Fraglos ist an diesem interessanten Abend in Hamburg ein bißchen "venezolanische Atmosphäre" entstanden, vermittelt durch Yoel Capriles wie auch die Forumsveranstalter, denen insgesamt anzumerken war, daß eine strikte Rollenverteilung zwischen aktiven Podiumsreferenten und passivem Publikum ihrer politischen Praxis nicht unbedingt entspricht. Da Capriles in seinem Schlußwort noch einmal zum Ausdruck brachte, wie sehr ihn die persönliche Anwesenheit der Stellvertretenden Generalkonsulin Venezuelas in Hamburg, Jaidys Briceño, gefreut habe, steht zu vermuten, daß er dies als ein konkretes Ergebnis der "Volksmacht in Venezuela", verstanden als eine kooperative Zusammenarbeit zwischen den "einfachen" Menschen im ganzen Land und "ihrer" sozialistischen Regierung, auch hier in Hamburg bewertet wissen wollte. Da diese Entwicklung, auch dies ist an diesem Abend deutlich geworden, keine reine Erfolgsgeschichte, sondern mit massiven Problemen auch im eigenen Lager behaftet ist, kann es nicht verwundern, daß sich bei dieser insgesamt hervorragenden Präsentation auch gegenläufige Tendenzen Bahn brachen.

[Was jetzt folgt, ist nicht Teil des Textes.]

## Add direct 3x3 decoder conv kernel using split-bf16 MFMA

Adds a dedicated HIP kernel for stride-1 same-padded 3x3 convolutions in the decoder. It stages a halo input tile and the weights in shared memory, splits each fp32 value into three bf16 parts, and accumulates with 16x16x32 bf16 MFMA, using six products per pair to keep close to fp32 accuracy. The kernel replaces the generic gather GEMM for the decoder's forward pass and for its data-gradient pass when the problem is large enough. This removes implicit-GEMM gather overhead, at the cost of six MFMAs per product and a small change in numerics compared with true fp32.

```diff
diff --git a/include/unidefense_hip.h b/include/unidefense_hip.h
--- a/include/unidefense_hip.h
+++ b/include/unidefense_hip.h
@@ -202,6 +202,9 @@
 long ud_conv_small_wgrad_ws_floats(int Cin, int Ma);
 int ud_conv_small_wgrad(const ud_conv_geom* g, const float* a, const float* x, float* part, float* out, int Ma,
                         ud_stream_t stream);
+
+int ud_decconv3x3_supported(const ud_conv_geom* g, int Cout);
+int ud_decconv3x3(const ud_conv_geom* g, const float* x, const float* wmat, float* y, int Cout, ud_stream_t stream);
 
 int ud_stem_dgrad_supported(int Cin, int Cout, int KH, int KW, int stride);
 int ud_stem_dgrad(const ud_conv_geom* g, const float* dy, const float* w, float* dx, int Cout, int accumulate,
diff --git a/unidefense_amd/config.py b/unidefense_amd/config.py
--- a/unidefense_amd/config.py
+++ b/unidefense_amd/config.py
@@ -27,6 +27,7 @@
     project_bwd_fused: bool = True
     project_bwd_fused_wide: bool = True
     project_fused_narrow: bool = False
+    decoder_direct_conv: bool = True
 
     @classmethod
     def from_env(cls):
diff --git a/unidefense_amd/csrc/decconv.hip b/unidefense_amd/csrc/decconv.hip
--- /dev/null
+++ b/unidefense_amd/csrc/decconv.hip
@@ -0,0 +1,182 @@
+#include "ud_common.h"
+
+namespace {
+
+constexpr int NTHREADS = 256;
+constexpr int TW = 16;
+constexpr int HW = TW + 2;
+constexpr int KG = 12;
+
+typedef __bf16 bf16x2 __attribute__((ext_vector_type(2)));
+typedef __bf16 bf16x8 __attribute__((ext_vector_type(8)));
+typedef uint32_t u32x4 __attribute__((ext_vector_type(4)));
+
+__device__ __forceinline__ uint32_t pack_bf16(float x, float y) {
+    bf16x2 v = {(__bf16)x, (__bf16)y};
+    return __builtin_bit_cast(uint32_t, v);
+}
+
+__device__ __forceinline__ void split2(float x, float y, uint32_t& p0, uint32_t& p1, uint32_t& p2) {
+    p0 = pack_bf16(x, y);
+    float rx = x - __uint_as_float(p0 << 16), ry = y - __uint_as_float(p0 & 0xffff0000u);
+    p1 = pack_bf16(rx, ry);
+    float sx = rx - __uint_as_float(p1 << 16), sy = ry - __uint_as_float(p1 & 0xffff0000u);
+    p2 = pack_bf16(sx, sy);
+}
+
+__device__ __forceinline__ void stage8(const float* p, bool ok, int c0, int lim, char* dst, int plane_bytes) {
+    f32x4 v0 = {0.f, 0.f, 0.f, 0.f}, v1 = {0.f, 0.f, 0.f, 0.f};
+    if (ok && c0 < lim) v0 = *reinterpret_cast<const f32x4*>(p);
+    if (ok && c0 + 4 < lim) v1 = *reinterpret_cast<const f32x4*>(p + 4);
+    uint32_t a0, a1, a2, b0, b1, b2, c0_, c1_, c2_, d0, d1, d2;
+    split2(v0[0], v0[1], a0, a1, a2);
+    split2(v0[2], v0[3], b0, b1, b2);
+    split2(v1[0], v1[1], c0_, c1_, c2_);
+    split2(v1[2], v1[3], d0, d1, d2);
+    *reinterpret_cast<u32x4*>(dst) = u32x4{a0, b0, c0_, d0};
+    *reinterpret_cast<u32x4*>(dst + plane_bytes) = u32x4{a1, b1, c1_, d1};
+    *reinterpret_cast<u32x4*>(dst + 2 * plane_bytes) = u32x4{a2, b2, c2_, d2};
+}
+
+template <int MT, int NT>
+__global__ __launch_bounds__(NTHREADS) void decconv3x3_kernel(const float* __restrict__ x, const float* __restrict__ wmat,
+                                                              float* __restrict__ y, int H, int W, int Cin, int Cout) {
+    constexpr int TH = 4 * MT;
+    constexpr int COP = NT * 16;
+    constexpr int A_ITEMS = (TH + 2) * HW;
+    constexpr int B_ITEMS = KG * COP;
+    constexpr int PA = A_ITEMS * 16;
+    constexpr int PB = B_ITEMS * 16;
+    __shared__ __attribute__((aligned(16))) char As[3 * PA];
+    __shared__ __attribute__((aligned(16))) char Bs[3 * PB];
+
+    const int tid = threadIdx.x, lane = tid & 63, wave = tid >> 6;
+    const int l15 = lane & 15, q = lane >> 4;
+    const int ow0 = blockIdx.x * TW, oh0 = blockIdx.y * TH, n = blockIdx.z;
+    const float* xn = x + (long)n * H * W * Cin;
+    const int K9 = 9 * Cin;
+
+    int aoff[3], boff[3];
+#pragma unroll
+    for (int s = 0; s < 3; ++s) {
+        const int tap = 4 * s + q;
+        const int t = tap < 9 ? tap : 0;
+        const int kh = t / 3, kw = t - 3 * kh;
+        aoff[s] = ((wave * MT + kh) * HW + l15 + kw) * 16;
+        boff[s] = (tap * COP + l15) * 16;
+    }
+
+    f32x4 acc[MT][NT];
+#pragma unroll
+    for (int i = 0; i < MT; ++i)
+#pragma unroll
+        for (int j = 0; j < NT; ++j) acc[i][j] = f32x4{0.f, 0.f, 0.f, 0.f};
+
+    for (int c0 = 0; c0 < Cin; c0 += 8) {
+        __syncthreads();
+        for (int it = tid; it < A_ITEMS; it += NTHREADS) {
+            const int r = it / HW, c = it - r * HW;
+            const int ih = oh0 - 1 + r, iw = ow0 - 1 + c;
+            const bool ok = ih >= 0 && ih < H && iw >= 0 && iw < W;
+            const float* p = xn + ((long)(ok ? ih : 0) * W + (ok ? iw : 0)) * Cin + c0;
+            stage8(p, ok, c0, Cin, As + it * 16, PA);
+        }
+        for (int it = tid; it < B_ITEMS; it += NTHREADS) {
+            const int tap = it / COP, co = it - tap * COP;
+            const bool ok = tap < 9 && co < Cout;
+            const float* p = wmat + (long)(ok ? co : 0) * K9 + (ok ? tap : 0) * Cin + c0;
+            stage8(p, ok, c0, Cin, Bs + it * 16, PB);
+        }
+        __syncthreads();
+#pragma unroll
+        for (int s = 0; s < 3; ++s) {
+            bf16x8 fa[MT][3];
+#pragma unroll
+            for (int i = 0; i < MT; ++i)
+#pragma unroll
+                for (int p = 0; p < 3; ++p)
+                    fa[i][p] = *reinterpret_cast<const bf16x8*>(As + p * PA + aoff[s] + i * HW * 16);
+#pragma unroll
+            for (int j = 0; j < NT; ++j) {
+                bf16x8 fb[3];
+#pragma unroll
+                for (int p = 0; p < 3; ++p) fb[p] = *reinterpret_cast<const bf16x8*>(Bs + p * PB + boff[s] + j * 256);
+#pragma unroll
+                for (int i = 0; i < MT; ++i) {
+                    f32x4 c = acc[i][j];
+                    c = __builtin_amdgcn_mfma_f32_16x16x32_bf16(fa[i][2], fb[0], c, 0, 0, 0);
+                    c = __builtin_amdgcn_mfma_f32_16x16x32_bf16(fa[i][0], fb[2], c, 0, 0, 0);
+                    c = __builtin_amdgcn_mfma_f32_16x16x32_bf16(fa[i][1], fb[1], c, 0, 0, 0);
+                    c = __builtin_amdgcn_mfma_f32_16x16x32_bf16(fa[i][1], fb[0], c, 0, 0, 0);
+                    c = __builtin_amdgcn_mfma_f32_16x16x32_bf16(fa[i][0], fb[1], c, 0, 0, 0);
+                    c = __builtin_amdgcn_mfma_f32_16x16x32_bf16(fa[i][0], fb[0], c, 0, 0, 0);
+                    acc[i][j] = c;
+                }
+            }
+        }
+    }
+
+#pragma unroll
+    for (int i = 0; i < MT; ++i) {
+        const int oh = oh0 + wave * MT + i;
+        if (oh >= H) continue;
+        float* yr = y + (((long)n * H + oh) * W + ow0 + 4 * q) * Cout;
+#pragma unroll
+        for (int j = 0; j < NT; ++j) {
+            const int co = j * 16 + l15;
+            if (co < Cout) {
+#pragma unroll
+                for (int r = 0; r < 4; ++r) yr[(long)r * Cout + co] = acc[i][j][r];
+            }
+        }
+    }
+}
+
+template <int MT, int NT>
+int launch(const ud_conv_geom& g, const float* x, const float* wmat, float* y, int Cout, hipStream_t s) {
+    dim3 grid((unsigned)(g.Wout / TW), (unsigned)ud_cdiv(g.Hout, 4 * MT), (unsigned)g.N);
+    hipLaunchKernelGGL((decconv3x3_kernel<MT, NT>), grid, dim3(NTHREADS), 0, s, x, wmat, y, g.Hout, g.Wout, g.Cin, Cout);
+    UD_LAUNCH_CHECK();
+    return 0;
+}
+
+int pick_mt(const ud_conv_geom& g) {
+    const long segs = (long)g.N * g.Hout * (g.Wout / TW);
+    if (segs / 16 >= 512) return 4;
+    if (segs / 8 >= 512) return 2;
+    return 1;
+}
+
+template <int NT>
+int launch_nt(const ud_conv_geom& g, const float* x, const float* wmat, float* y, int Cout, hipStream_t s) {
+    switch (pick_mt(g)) {
+        case 4: return launch<4, NT>(g, x, wmat, y, Cout, s);
+        case 2: return launch<2, NT>(g, x, wmat, y, Cout, s);
+        default: return launch<1, NT>(g, x, wmat, y, Cout, s);
+    }
+}
+
+}
+
+extern "C" {
+
+int ud_decconv3x3_supported(const ud_conv_geom* g, int Cout) {
+    if (!g) return 0;
+    if (g->KH != 3 || g->KW != 3 || g->stride != 1 || g->pad_t != 1 || g->pad_l != 1 || g->transposed) return 0;
+    if (g->Hout != g->Hin || g->Wout != g->Win || g->Wout % TW != 0 || g->Hout < 1 || g->N < 1) return 0;
+    if (g->Cin < 4 || g->Cin % 4 != 0 || Cout < 1 || Cout > 160) return 0;
+    return 1;
+}
+
+int ud_decconv3x3(const ud_conv_geom* g, const float* x, const float* wmat, float* y, int Cout, ud_stream_t stream) {
+    if (!ud_decconv3x3_supported(g, Cout)) return UD_EINVAL;
+    if (((uintptr_t)x | (uintptr_t)wmat) & 15) return UD_EINVAL;
+    hipStream_t s = (hipStream_t)stream;
+    const int nt = (Cout + 15) / 16;
+    if (nt <= 2) return launch_nt<2>(*g, x, wmat, y, Cout, s);
+    if (nt <= 3) return launch_nt<3>(*g, x, wmat, y, Cout, s);
+    if (nt <= 5) return launch_nt<5>(*g, x, wmat, y, Cout, s);
+    return launch_nt<10>(*g, x, wmat, y, Cout, s);
+}
+
+}
diff --git a/unidefense_amd/kernels.py b/unidefense_amd/kernels.py
--- a/unidefense_amd/kernels.py
+++ b/unidefense_amd/kernels.py
@@ -1212,6 +1212,32 @@
     return out
 
 
+_DECCONV_OK = {}
+
+
+def decconv3x3_ok(x, Co, g):
+    key = (g.N, g.Hin, g.Win, g.Cin, g.Hout, g.Wout, g.KH, g.KW, g.stride, g.pad_t, g.pad_l, g.transposed, Co)
+    if key not in _DECCONV_OK:
+        _DECCONV_OK[key] = _call("ud_decconv3x3_supported", C.byref(g), Co) == 1
+    return _DECCONV_OK[key] and x.dtype == torch.float32 and x.is_contiguous() and x.data_ptr() % 16 == 0
+
+
+_DECCONV_MIN_M = 16384
+
+
+def decconv3x3_wanted(x, Co, g):
+    return g.N * g.Hout * g.Wout >= _DECCONV_MIN_M and decconv3x3_ok(x, Co, g)
+
+
+def decconv3x3(x, wmat, g):
+    _chk(x, wmat)
+    Co = wmat.shape[0]
+    assert wmat.shape[1] == 9 * g.Cin and x.numel() == g.N * g.Hin * g.Win * g.Cin and wmat.is_contiguous()
+    out = empty((g.N, g.Hout, g.Wout, Co), x)
+    _call("ud_decconv3x3", C.byref(g), _p(x), _p(wmat), _p(out), Co, _stream())
+    return out
+
+
 _STEM_DGRAD_OK = {}
 
 
diff --git a/unidefense_amd/lib.py b/unidefense_amd/lib.py
--- a/unidefense_amd/lib.py
+++ b/unidefense_amd/lib.py
@@ -151,6 +151,8 @@
     "ud_conv_small_wgrad_supported": [_I, _I, _I, _I],
     "ud_conv_small_wgrad_ws_floats": [_I, _I],
     "ud_conv_small_wgrad": [C.POINTER(ConvGeom), _P, _P, _P, _P, _I, _P],
+    "ud_decconv3x3_supported": [C.POINTER(ConvGeom), _I],
+    "ud_decconv3x3": [C.POINTER(ConvGeom), _P, _P, _P, _I, _P],
     "ud_stem_dgrad_supported": [_I, _I, _I, _I, _I],
     "ud_stem_dgrad": [C.POINTER(ConvGeom), _P, _P, _P, _I, _I, _P],
     "ud_absdiff_bwd": [_P, _P, _P, _P, _P, _L, _P],
@@ -236,7 +238,8 @@
 
 _COUNT_FUNCS = {"ud_mb_eval_dw_ok", "ud_mb_eval_dw_tiles", "ud_mb_eval_dw_h_ok", "ud_mb_eval_dw_h_tiles", "ud_pj_fwd_fused_ok", "ud_pj_bwd_fused_ok", "ud_pj_bwd_fused_grid", "ud_pw_bwd_fused_ok", "ud_pw_bwd_fused_grid", "ud_loss_tail_ws_floats", "ud_norm_fused_ws_doubles", "ud_norm_fused_counters", "ud_dwtile_wgrad", "ud_dwtile_bwd", "ud_fft32_set_wave", "ud_fft2_two_pass_ws_floats", "ud_dwtile_ws_doubles", "ud_dwtile_wgrad_part_rows", "ud_reduce_ws_doubles", "ud_gemm_query_path", "ud_gemm_get_path", "ud_gemm_stats_slots", "ud_adamw_chunk_elems", "ud_rfft2_planes_ws_floats", "ud_fused_reduce_ws_doubles", "ud_dwconv_bwd_data_bn_ws_doubles", "ud_dwconv_bwd_weight_parts", "ud_sfmix_blocks", "ud_gate_mix_blocks",
                 "ud_l1_chunks", "ud_efdm_ws_bytes", "ud_conv_small_supported", "ud_conv_small_wgrad_supported",
-                "ud_conv_small_wgrad_ws_floats", "ud_xchg_bytes", "ud_stem_dgrad_supported"}
+                "ud_conv_small_wgrad_ws_floats", "ud_xchg_bytes", "ud_stem_dgrad_supported",
+                "ud_decconv3x3_supported"}
 _LONG_FUNCS = {"ud_mb_eval_dw_tiles", "ud_mb_eval_dw_h_tiles", "ud_pj_bwd_fused_grid", "ud_pw_bwd_fused_grid", "ud_norm_fused_ws_doubles", "ud_fft2_two_pass_ws_floats", "ud_dwtile_ws_doubles", "ud_dwtile_wgrad_part_rows", "ud_xchg_bytes", "ud_efdm_ws_bytes", "ud_rfft2_planes_ws_floats", "ud_conv_small_wgrad_ws_floats", "ud_fused_reduce_ws_doubles",
                "ud_dwconv_bwd_data_bn_ws_doubles"}
 
diff --git a/unidefense_amd/model/unidefense.py b/unidefense_amd/model/unidefense.py
--- a/unidefense_amd/model/unidefense.py
+++ b/unidefense_amd/model/unidefense.py
@@ -386,11 +386,12 @@
         return group
 
     def _decoder(self, tape, x, dec, last):
-        x = T.bias_add(tape, T.conv_dense(tape, x, dec[0].weight, 1, 1, 1, x.shape[1], x.shape[2]), dec[0].bias)
+        direct = cfg.decoder_direct_conv
+        x = T.bias_add(tape, T.conv_dense(tape, x, dec[0].weight, 1, 1, 1, x.shape[1], x.shape[2], direct=direct), dec[0].bias)
         x = T.instancenorm_act(tape, x, dec[1].weight, dec[1].bias, dec[1].eps, 1)
         x = T.bias_add(tape, T.conv_transpose_s2(tape, x, dec[3].weight), dec[3].bias)
         x = T.instancenorm_act(tape, x, dec[4].weight, dec[4].bias, dec[4].eps, 1)
-        x = T.bias_add(tape, T.conv_dense(tape, x, dec[6].weight, 1, 1, 1, x.shape[1], x.shape[2]), dec[6].bias)
+        x = T.bias_add(tape, T.conv_dense(tape, x, dec[6].weight, 1, 1, 1, x.shape[1], x.shape[2], direct=direct), dec[6].bias)
         x = T.instancenorm_act(tape, x, dec[7].weight, dec[7].bias, dec[7].eps, 1)
         if last:
             x = T.bias_add(tape, T.conv_dense(tape, x, dec[9].weight, 1, 1, 1, x.shape[1], x.shape[2]), dec[9].bias)
diff --git a/unidefense_amd/tape.py b/unidefense_amd/tape.py
--- a/unidefense_amd/tape.py
+++ b/unidefense_amd/tape.py
@@ -281,7 +281,7 @@
     tape.add_grad(x_planes, K.stem_dgrad(dy, w, g, out=cur))
 
 
-def conv_dense(tape, x, w, stride, pad_t, pad_l, Hout, Wout, need_dx=True, x_planes=None):
+def conv_dense(tape, x, w, stride, pad_t, pad_l, Hout, Wout, need_dx=True, x_planes=None, direct=False):
     N, Hin, Win, Ci = x.shape
     Co, _, KH, KW = w.shape
     g = K.conv_geom(N, Hin, Win, Ci, Hout, Wout, KH, KW, stride, pad_t, pad_l, 0)
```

Davon war die Schattenblick-Redaktion in eigener Sache betroffen. Ein vorab mit dem Generalkonsulat in Hamburg als einem der Mitveranstalter vereinbartes Interview mit Yoel Capriles, aus dem, so die Worte eines Konsulatsmitarbeiters, ein längeres Gespräch hätte werden können, zumal die venezolanische Musikgruppe abgesagt hatte, fiel ins Wasser.

Offensichtlich hatte die für Hamburg mitverantwortliche Managerin Eva H. , gut gemeint vielleicht wegen des doch bereits sehr ermüdeten Joel Capriles, irrtümlich, weil sie es möglicherweise nicht besser wußte oder mit einer Motivation, die wir uns ersparen wollen zu erforschen, den Drang, dieses vorab bereits vereinbarte Interviewgespräch mit allen zu Gebote stehenden Mitteln zu verhindern.

Unsere Nachfrage bei anderen Verantwortlichen ergab schließlich doch, daß die Zurückweisung des Interviews illegitim und ohne Wissen und Absicht aller übrigen Beteiligten von Frau H. durchgesetzt wurde. Deshalb müssen wir an dieser Stelle auf die sicherlich interessanten ergänzenden Pointierungen eines informativen Gesprächs nach dieser sonst gelungenen Veranstaltung verzichten.